Güncelleme Tarihi:
İsmini II. Bayezıt zamanında dönemin en iyi ustalarının toplandığı örgüt olan ‘El Hiref’ten alan tasarım butiği Hiref, bundan 10 yıl önce Ebru Çerezci ve Güvenç Kılıç tarafından kuruldu. Çerezci, o zaman yola çıkış nedenlerini “Yabancı misafirlere veya yurtdışındaki dostlarımıza hediye götürmek istediğimizde zorlanıyorduk. Bize ait, bizi yansıtan ama bugünün tasarım anlayışıyla yapılmış kaliteli ürünler bulamıyorduk” diye anlatıyor. ‘Kültür tasarlıyoruz’ sloganına sahip Hiref’in aradan geçen 10 yılda İstanbul’da iki, Ankara ve Katar’da birer butiği oldu. Anadolu kültürlerinin modern tasarımlarla buluştuğu vazo, tepsi, fincan ve şişe gibi ürünlerin hepsi el yapımı. Çoğu, anavatanları olan Anadolu şehirlerinde üretiliyor.

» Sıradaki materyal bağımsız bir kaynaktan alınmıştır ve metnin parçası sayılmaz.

# irfanICMLL/structure_knowledge_distillation

Measured on AMD Instinct MI355X. Metric: distillation-step images/sec @512x512 (Pi+Pa+Ho), higher is better.
Workload: dtype f32; 1 GPU; BASELINE configs[2]: ResNet18-PSPNet student + frozen ResNet101-PSPNet teacher, Pi+Pa+Ho (SAGAN D, spectral norm, WGAN-GP), batch 8 per GPU, 512x512, 19 classes; global_batch=8, parallelism=dp1

## Files before the change

### include/skd_eval.h

```cpp
#ifndef SKD_EVAL_H_
#define SKD_EVAL_H_

#include "skd.h"

#ifdef __cplusplus
extern "C" {
#endif

int skd_seg_sliding(int T, int C, int h, int w, int tile_h, int tile_w, int H, int W, const float *logits,
                    const int *tiles, const int64_t *target, int ignore_index, const uint8_t *remap, uint8_t *pred,
                    double *probs, int64_t *confusion, skd_stream_t stream);

#ifdef __cplusplus
}
#endif

#endif
```

### structure_knowledge_distillation_amd/_lib.py

```python
import ctypes
import os
import re

_HERE = os.path.dirname(os.path.abspath(__file__))
LIB_PATH = os.path.join(_HERE, "libskd_hip.so")
HEADER_PATH = os.path.normpath(os.path.join(_HERE, "..", "include", "skd.h"))
EXT_HEADER_PATH = os.path.normpath(os.path.join(_HERE, "..", "include", "skd_eval.h"))

_c = ctypes
_P = _c.c_void_p
_I = _c.c_int
_L = _c.c_int64
_F = _c.c_float
_D = _c.c_double

SIGNATURES = {
    "skd_abi_version": (_I, []),
    "skd_target_arch": (_I, []),
    "skd_bn_mean_var": (_I, [_I, _I, _I, _P, _P, _P, _P]),
    "skd_bn_forward": (_I, [_I, _I, _I, _P, _P, _P, _P, _P, _P, _P, _F, _P]),
    "skd_bn_edz_eydz": (_I, [_I, _I, _I, _P, _P, _P, _P, _P, _P, _F, _P]),
    "skd_bn_backward": (_I, [_I, _I, _I, _P, _P, _P, _P, _P, _P, _P, _P, _P, _P, _F, _P]),
    "skd_leaky_relu": (_I, [_L, _P, _F, _P]),
    "skd_leaky_relu_backward": (_I, [_L, _P, _P, _F, _P]),
    "skd_elu": (_I, [_L, _P, _P]),
    "skd_elu_backward": (_I, [_L, _P, _P, _P]),
    "skd_elu_inv": (_I, [_L, _P, _P]),
    "skd_abn_workspace_floats": (_L, [_I, _I, _I]),
    "skd_abn_forward_train": (_I, [_I, _I, _I, _P, _P, _P, _P, _P, _P, _P, _F, _F, _I, _F, _P, _P]),
    "skd_abn_stats": (_I, [_I, _I, _I, _P, _P, _P, _P, _P]),
    "skd_abn_apply": (_I, [_I, _I, _I, _P, _P, _P, _P, _P, _F, _I, _F, _P]),
    "skd_abn_apply_residual": (_I, [_I, _I, _I, _P, _P, _P, _P, _P, _P, _F, _I, _F, _P]),
    "skd_abn_apply_to": (_I, [_I, _I, _I, _P, _P, _P, _P, _P, _P, _P, _F, _I, _F, _P]),
    "skd_abn_forward_train_to": (_I, [_I, _I, _I, _P, _P, _P, _P, _P, _P, _P, _P, _P, _F, _F, _I, _F, _P, _P]),
    "skd_abn_relu_backward_reduce": (_I, [_I, _I, _I, _P, _P, _P, _P, _P, _P, _P, _F, _P, _P]),
    "skd_abn_relu_backward_dx": (_I, [_I, _I, _I, _P, _P, _P, _P, _P, _P, _P, _P, _P, _P, _P, _P, _F, _P]),
    "skd_abn_apply_nhwc": (_I, [_L, _I, _P, _P, _P, _P, _P, _P, _F, _I, _F, _P]),
    "skd_abn_nhwc_workspace_floats": (_L, [_L, _I]),
    "skd_abn_stats_nhwc": (_I, [_L, _I, _P, _P, _P, _P, _P]),
    "skd_abn_apply_nhwc_to": (_I, [_L, _I, _P, _P, _P, _P, _P, _P, _P, _F, _I, _F, _P]),
    "skd_abn_forward_train_nhwc": (_I, [_L, _I, _P, _P, _P, _P, _P, _P, _P, _P, _P, _F, _F, _I, _F, _P, _P]),
    "skd_abn_backward_reduce_nhwc": (_I, [_L, _I, _P, _P, _P, _P, _P, _P, _F, _I, _F, _P, _P]),
    "skd_abn_backward_dx_nhwc": (_I, [_L, _I, _P, _P, _P, _P, _P, _P, _P, _P, _P, _P, _F, _I, _F, _I, _P]),
    "skd_abn_relu_backward_reduce_nhwc": (_I, [_L, _I, _P, _P, _P, _P, _P, _P, _P, _F, _P, _P]),
    "skd_abn_relu_backward_reduce_nhwc_x": (_I, [_L, _I, _P, _P, _P, _P, _P, _P, _P, _P, _F, _P, _P]),
    "skd_abn_relu_backward_dx_nhwc_x": (_I, [_L, _I, _P, _P, _P, _P, _P, _P, _P, _P, _P, _P, _P, _F, _I, _P]),
    "skd_abn_backward_nhwc": (_I, [_L, _I, _P, _P, _P, _P, _P, _P, _P, _P, _P, _P, _F, _I, _F, _I, _P, _P]),
    "skd_abn_relu_backward_nhwc": (_I, [_L, _I, _P, _P, _P, _P, _P, _P, _P, _P, _P, _P, _P, _P, _P, _F, _I, _P, _P]),
    "skd_abn_relu_backward_dx_nhwc": (_I, [_L, _I, _P, _P, _P, _P, _P, _P, _P, _P, _P, _P, _P, _P, _F, _I, _P]),
    "skd_abn_combine_stats": (_I, [_I, _I, _P, _P, _I, _P, _P, _P, _P, _F, _D, _P]),
    "skd_abn_update_running": (_I, [_I, _P, _P, _P, _P, _F, _D, _P]),
    "skd_abn_backward_reduce": (_I, [_I, _I, _I, _P, _P, _P, _P, _P, _P, _F, _I, _F, _P, _P]),
    "skd_abn_backward_dx": (_I, [_I, _I, _I, _P, _P, _P, _P, _P, _P, _P, _P, _P, _P, _F, _I, _F, _P]),
    "skd_abn_backward": (_I, [_I, _I, _I, _P, _P, _P, _P, _P, _P, _P, _P, _P, _P, _F, _I, _F, _I, _P, _P]),
    "skd_pixelwise_workspace_floats": (_L, [_I, _I]),
    "skd_pixelwise_loss": (_I, [_I, _I, _I, _P, _P, _P, _P, _P, _P]),
    "skd_maxpool_argmax": (_I, [_I, _I, _I, _I, _I, _P, _P, _P, _P]),
    "skd_pairwise_ldm": (_I, [_I]),
    "skd_channel_l2_normalise": (_I, [_I, _I, _I, _P, _P, _I, _P, _I, _P, _P]),
    "skd_pairwise_workspace_floats": (_L, [_I, _I]),
    "skd_pairwise_gram_loss": (_I, [_I, _I, _I, _I, _I, _P, _P, _P, _P, _P, _P]),
    "skd_pairwise_backward_workspace_floats": (_L, [_I, _I, _I]),
    "skd_pairwise_backward": (_I, [_I, _I, _I, _I, _P, _P, _P, _P, _P, _P, _P]),
    "skd_maxunpool_scatter": (_I, [_I, _I, _I, _I, _I, _P, _L, _P, _P, _P]),
    "skd_maxpool_argmax_nhwc": (_I, [_I, _I, _I, _I, _I, _I, _P, _P, _P, _P]),
    "skd_maxunpool_scatter_nhwc": (_I, [_I, _I, _I, _I, _I, _I, _P, _L, _P, _P, _P]),
    "skd_spectral_workspace_floats": (_L, [_I, _I]),
    "skd_spectral_norm_forward": (_I, [_I, _I, _P, _P, _P, _P, _P, _P, _P]),
    "skd_spectral_norm_backward": (_I, [_I, _I, _P, _P, _P, _P, _P, _P, _P, _P]),
    "skd_spectral_norm_forward_multi": (_I, [_I, _P, _P, _P, _P, _P, _P, _P, _P, _P]),
    "skd_spectral_norm_backward_multi": (_I, [_I, _P, _P, _P, _P, _P, _P, _P, _P, _P, _P]),
    "skd_ce_dsn_workspace_floats": (_L, [_I, _I, _I, _I, _I, _I]),
    "skd_ce_dsn_forward": (_I, [_I, _I, _I, _I, _I, _I, _P, _P, _P, _I, _F, _P, _P, _P, _P, _P]),
    "skd_ppm_pooled_floats": (_L, [_I, _I, _P]),
    "skd_ppm_pool": (_I, [_I, _I, _I, _I, _P, _P, _P, _P]),
    "skd_ppm_pool_backward": (_I, [_I, _I, _I, _I, _P, _P, _P, _P]),
    "skd_ppm_concat": (_I, [_I, _I, _I, _I, _I, _I, _P, _P, _P, _P, _P]),
    "skd_ppm_concat_backward": (_I, [_I, _I, _I, _I, _I, _I, _P, _P, _P, _P]),
    "skd_conv1x1_abn_supported": (_I, [_L, _I, _I]),
    "skd_conv1x1_abn_nhwc": (_I, [_L, _I, _I, _P, _P, _P, _P, _P, _P, _P, _P, _F, _I, _F, _P]),
    "skd_abn_pack_eval_params": (_I, [_I, _P, _P, _P, _P, _F, _P, _P]),
    "skd_conv1x1_abn_pro_nhwc": (_I, [_L, _I, _I, _P, _P, _P, _P, _P, _P, _P, _P, _F, _P, _I, _F, _P]),
    "skd_pairwise_small": (_I, [_I, _I, _I, _I, _P, _P, _P, _P, _P, _P]),
    "skd_cs_transform": (_I, [_I, _I, _I, _P, _P, _P, _P, _P, _P, _P, _P, _P, _I, _I, _P, _I, _P, _I, _P, _P]),
    "skd_ppm_nhwc_workspace_floats": (_L, [_I, _I, _I, _I, _I, _I, _P]),
    "skd_ppm_pool_nhwc": (_I, [_I, _I, _I, _I, _I, _P, _P, _P, _P, _P]),
    "skd_ppm_pool_backward_nhwc": (_I, [_I, _I, _I, _I, _I, _P, _P, _P, _P]),
    "skd_ppm_concat_nhwc": (_I, [_I, _I, _I, _I, _I, _I, _P, _P, _P, _P, _P]),
    "skd_ppm_concat_backward_nhwc": (_I, [_I, _I, _I, _I, _I, _I, _P, _P, _P, _P, _P, _P]),
    "skd_ppm_fold_nhwc_workspace_floats": (_L, [_I, _I, _I, _I, _I, _P]),
    "skd_ppm_fold_nhwc": (_I, [_I, _I, _I, _I, _I, _P, _P, _L, _P, _P]),
    "skd_ppm_fold_backward_nhwc": (_I, [_I, _I, _I, _I, _I, _P, _P, _P, _L, _P, _P]),
    "skd_maxpool3x3s2_nhwc": (_I, [_I, _I, _I, _I, _I, _I, _P, _P, _P, _P]),
    "skd_head1x1_supported": (_I, [_I, _I, _I]),
    "skd_head1x1_forward_nhwc": (_I, [_I, _I, _I, _I, _P, _P, _P, _P, _P]),
    "skd_head1x1_backward_workspace_floats": (_L, [_I, _I, _I, _I]),
    "skd_head1x1_backward_nhwc": (_I, [_I, _I, _I, _I, _P, _P, _P, _P, _P, _P, _P, _P]),
    "skd_maxpool3x3s2_backward_nhwc": (_I, [_I, _I, _I, _I, _I, _I, _P, _P, _P, _P]),
    "skd_abn_relu_maxpool3x3s2_nhwc": (_I, [_I, _I, _I, _I, _I, _I, _P, _P, _P, _P, _P, _F, _P, _P, _P]),
    "skd_abn_relu_maxpool3x3s2_backward_reduce_nhwc": (_I, [_I, _I, _I, _I, _I, _I, _P, _P, _P, _P, _P, _P, _P, _P, _P, _F, _P, _P]),
    "skd_abn_relu_maxpool3x3s2_backward_dx_nhwc": (_I, [_I, _I, _I, _I, _I, _I, _P, _P, _P, _P, _P, _P, _P, _P, _P, _P, _P, _P, _F,
                                                         _I, _P]),
    "skd_seg_confusion": (_I, [_I, _I, _I, _I, _I, _I, _P, _P, _I, _P, _P, _P]),
    "skd_sum_f32": (_I, [_L, _P, _P, _F, _P, _P]),
    "skd_sync_handle_bytes": (_I, []),
    "skd_sync_max_floats": (_I, []),
    "skd_sync_create": (_P, [_I, _I, _P]),
    "skd_sync_connect": (_I, [_P, _P]),
    "skd_sync_destroy": (_I, [_P]),
    "skd_sync_all_gather": (_I, [_P, _I, _P, _P, _P]),
    "skd_abn_sync_stats": (_I, [_P, _I, _P, _P, _P, _P, _P, _P, _F, _D, _P]),
    "skd_abn_sync_grad_stats": (_I, [_P, _I, _P, _P, _P]),
    "skd_sync_set_timeout": (_I, [_P, _D]),
    "skd_abn_forward_train_nhwc_sync": (_I, [_P, _L, _I, _P, _P, _P, _P, _P, _P, _P, _P, _P, _P, _F, _F, _I, _F, _D, _P, _P]),
    "skd_abn_backward_nhwc_sync": (_I, [_P, _L, _I, _P, _P, _P, _P, _P, _P, _P, _P, _P, _P, _P, _F, _I, _F, _I, _P, _P]),
    "skd_abn_relu_backward_nhwc_sync": (_I, [_P, _L, _I, _P, _P, _P, _P, _P, _P, _P, _P, _P, _P, _P, _P, _P, _P, _F, _I, _P, _P]),
    "skd_status_words": (_I, []),
    "skd_status_read": (_I, [_P]),
    "skd_status_clear": (_I, []),
    "skd_abn_set_fused_max_workgroups": (_I, [_I]),
    "skd_abn_set_fused": (_I, [_I]),
    "skd_abn_get_fused": (_I, []),
    "skd_abn_set_sync_fused": (_I, [_I]),
    "skd_abn_get_sync_fused": (_I, []),
    "skd_abn_sync_form_counts": (_I, [_P]),
}
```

Ve Hiref, 10’uncu yaşında müşterilerden gelen yoğun talep üzerine ilk defa bir mücevher koleksiyonu çıkardı. 38 parçalık koleksiyon ‘Hasret’, ‘Zaman’ ve ‘Tutku’ ismini taşıyan üç bölümden oluşuyor. Çerezci koleksiyonu “Aslen kuyumcu olmadığımız için müveherleri de kendi tarzımızda yaptık” diye anlatıyor. Örneğin ürünlerde yalnızca elmas kullanılmış. Çerezci bunun nedenini “Elmas 16’ncı yüzyıldan itibaren kültürümüze girmiş. Oysa pırlanta ancak 19’uncu yüzyılda geliyor. Koleksiyonda kadınlar için Selçuklu motifleri, Osmanlı ve desenleriyle süslü kolye, küpe, yüzük ve broşlar var. Desenlerin üç boyutta algılanabilmeleri için büyük yüzükler yaptık. Günümüzde pek kullanılmayan broşu da geri döndürdük. Küpelerde klasik Osmanlı kancaları var” diye anlatıyor. Erkekler de unutulmamış. Onlar için de elmaslı tespih ve kol düğmeleri var. Koleksiyondaki ürünlerin fiyatları bin-30 bin TL arasında değişiyor.